Чудно было читать письмо. Я уже понял, что оно от Витьки Маркмана, «девочки в штанах». Он почти не изменился, только фамилию подновил.
— Ты что сюда забился, как сирота? — вспугнула меня материнская подруга Фира Евсеевна. Она стояла с пустым ведром на крыльце института. — Ну, во-первых, здравствуй!
— Здрасьте, дайте принесу, — сказал я, протягивая руку за ведром.

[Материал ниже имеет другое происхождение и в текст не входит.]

def _x3_ok(g: TecmGemm) -> bool:
    if not uses_x3(g.N, g.K, g.lda, g.ldb, g.a_layout, g.b_layout, bool(g.a_win.enabled), bool(g.b_win.enabled),
                   g.a_drop.p > 0, g.b_drop.p > 0):
        return False
    return g.A % 16 == 0 and g.B % 16 == 0


def _bf16_ok(g: TecmGemm) -> bool:
    if not uses_bf16(g.N, g.K, g.lda, g.ldb, g.a_layout, g.b_layout, g.a_win.Cw if g.a_win.enabled else 4,
                     g.b_win.Cw if g.b_win.enabled else 4):
        return False
    return g.A % 16 == 0 and g.B % 16 == 0


_timing = None
_timing_detail = False


def _vec(p: int, ld: int, w: TecmWin, inner_is_k: bool, K: int) -> int:
    v = 4
    while v > 1:
        ok = p % (4 * v) == 0 and ld % v == 0
        if w.enabled:
            ok = ok and w.Cw % v == 0
        if inner_is_k:
            ok = ok and K % v == 0
        if ok:
            break
        v >>= 1
    return v


def _kernel_name(g: TecmGemm, use16: bool = False) -> str:
    if use16:
        win16 = "true" if (g.a_win.enabled or g.b_win.enabled) else "false"
        drp16 = "true" if (g.a_drop.p > 0 or g.b_drop.p > 0) else "false"
        if (g.io_bf16 & (IO_A_BF16 | IO_B_BF16)) and not (g.a_layout == A_MK and g.b_layout == B_NK and win16 == "false"):
            win16 = "true"
        both16 = (g.io_bf16 & IO_A_BF16) and (g.io_bf16 & IO_B_BF16)
        streams = (1 if g.residual else 0) + (1 if g.dact_src else 0) + (1 if g.accumulate else 0)
        if g.c_win.enabled:
            fast_epi = streams == 0 and not g.rowbias and not g.preact and not (g.io_bf16 & (IO_C_BF16 | IO_PRE_BF16))
        else:
            fast_epi = streams == 0 if g.rowbias else streams <= 1
        p8 = os.environ.get("TECM_BF16_P8", "")[:1]

        def p8_takes(a_rows: int) -> bool:
            return (fast_epi and not os.environ.get("TECM_BF16_DMA", "") and p8 != "0" and g.K >= 128 and g.K % 32 == 0
                    and g.M >= 256 and g.N >= 128 and (p8 == "1" or g.N >= 768 or not 1 <= g.N % 256 <= 128)
                    and (a_rows * g.lda + 64) * 2 < 2 ** 32 and (g.N * g.ldb + 64) * 2 < 2 ** 32)
        if (both16 and g.a_layout == A_MK and g.b_layout == B_NK and g.a_win.enabled and not g.b_win.enabled and drp16 == "false"
                and g.a_win.pad == 0 and g.a_win.Cw % 64 == 0 and g.split_k <= 1 and g.M >= 256 and g.N >= 128
                and os.environ.get("TECM_BF16_DMA", "")[:1] != "0"):
            w = g.a_win
            if ((w.Lout - 1) * w.stride_t + w.taps <= w.Lin and g.M % (w.Lout * w.N) == 0
                    and p8_takes(g.M // (w.Lout * w.N) * w.Lin * w.N)):
                return f"gemm_bf16_p8_kernel<{lib().tecm_p8_rows(g.M, g.N)}>"
            return "gemm_bf16_dma_kernel"
        sel = os.environ.get("TECM_BF16_DMA", "")[:1]
        if (both16 and g.a_layout == A_MK and g.b_layout == B_NK and not g.a_win.enabled and not g.b_win.enabled
                and g.split_k <= 1 and g.N % 4 == 0 and g.K % 32 == 0 and g.K >= 32 and g.M >= 256
                and (g.N >= 128 or g.N == 32) and sel != "0"):
            k32, n_small = g.K < 64, g.N < 128
            can16 = not g.c_win.enabled and not g.rowbias and streams <= 1
            if p8_takes(g.M):
                return f"gemm_bf16_p8_kernel<{lib().tecm_p8_rows(g.M, g.N)}>"
            narrow = n_small or (sel == "2" if (sel and not k32) else 1 <= g.N % 256 <= 128)
            if narrow:
                return "gemm_bf16_dma2_kernel"
            ring = sel == "4"
            can16 = not g.c_win.enabled and not g.rowbias and \
                (1 if g.residual else 0) + (1 if g.dact_src else 0) + (1 if g.accumulate else 0) <= 1
            if can16 and sel in ("6", "7"):
                return "gemm_bf16_dma6_kernel<256,128,2,2>" if sel == "6" else "gemm_bf16_dma6_kernel<128,256,1,4>"
            want16 = sel in ("5", "8") if (sel and not k32) else True
            if can16 and want16:
                tn_ = (g.N + 255) // 256
                cost = lambda bm: ((((g.M + bm - 1) // bm) * tn_ + 255) // 256) * bm
                tall = True if sel == "8" else (False if (sel == "5" or os.environ.get("TECM_BF16_TALL", "")[:1] == "0")
                                                else cost(288) * 100 < cost(256) * 95)
                return "gemm_bf16_dma5w_kernel" if tall else "gemm_bf16_dma5_kernel"
            return "gemm_bf16_dma4_kernel" if ring else ("gemm_bf16_dma3_kernel" if sel == "3" else "gemm_bf16_dma_kernel")
        if (both16 and g.a_layout == A_KM and g.b_layout == B_KN and g.split_k >= 2 and not g.a_win.enabled
                and (not g.b_win.enabled or g.b_win.pad == 0) and os.environ.get("TECM_BF16_TN", "")[:1] != "0"
                and lib().tecm_gemm_tn_splits(g.M, g.N, g.K) > 0):
            return "gemm_bf16_tn_kernel"
        return f"gemm_bf16_kernel<{g.a_layout},{g.b_layout},{win16},{drp16}>"
    av = _vec(g.A, g.lda, g.a_win, g.a_layout == A_MK, g.K)
    bv = _vec(g.B, g.ldb, g.b_win, g.b_layout == B_NK, g.K)
    if av == 4 and bv == 4:
        pair = (4, 4)
    elif g.a_layout == A_MK:
        pair = (2, 1) if av >= 2 else (1, 1)
    else:
        pair = (4, 2) if (av == 4 and bv >= 2) else (1, 1)
    bn = 32 if g.N <= 32 else (64 if g.N <= 64 else 128)
    m64 = ",64" if (g.a_layout == A_KM and g.M <= 64 and bn > 32 and pair == (4, 4)) else ",128"
    if pair == (4, 4):
        win = bool(g.a_win.enabled or g.b_win.enabled)
        drp = bool(g.a_drop.p > 0 or g.b_drop.p > 0)
    else:
        win = drp = True
    flags = f",{'true' if win else 'false'},{'true' if drp else 'false'}"
    return f"gemm_kernel<{g.a_layout},{g.b_layout},{pair[0]},{pair[1]},{bn}{flags}{m64}>"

— Ничего, мне попутно… — засмеялась она.
Сортир и водопровод у нас во втором этаже, а живем мы в первом. С этим делом тоже беда. Иногда сторожихи запрут оба входа, и хоть на Пресню беги. Дом когда-то был богадельней. Потом в революцию устроили приют и сюда привезли мамашу и тетку, когда на Волге был знаменитый голод. Они тут росли, а потом тетка переехала к Егору Никитичу, а мамаше выделили комнатенку во втором этаже, и, когда сюда въехал НИИ, она дефилировала в халате и с ведрами, помойным и чистым, мимо научных автомобильщиков. Все ожидали, что ее переселят и она заберет меня в Москву. Но началась война. Мамаша выехала в Свердловск и комнату у нее отняли. С боем потом вернули другую, в первом этаже, сырую, длинную и слепую: окно в метре от сруба дворника.
Дверь была распахнута. Мать сидела на своем топчане. Гимнастерка висела на ней, как на новобранце. Далее в полутьме я разглядел, что лицо у нее невеселое.
— Что-нибудь случилось? — спросил.
— Сдалась мне эта Германия! — крикнула мать. Голос был капризный, какой-то деланный. Доставалось ей, колошматили в хвост и гриву. Вот она и неловкая, нерасторопная, хотя и не толстая.
— Ну и не езди! — сказал я.
— Не притворяйся! — взвизгнула мать. — Я знаю, ты хочешь меня выжить. Вы с отцом только и мечтаете меня выжить, чтобы я умерла на чужбине!..
Я прошел в комнату и сел на свой матрас. В отличие от мамашиного он лежит прямо на полу возле наружной стены.
— Успокойся, Гапа, — сказала Фира Евсеевна. Я не видел, как та вернулась, потому что комната разделена перегородкой на собственно комнату и кухню, которая одновременно прихожая. Перегородка не до самого потолка: две половины дощатого забора поверху связаны перекладиной.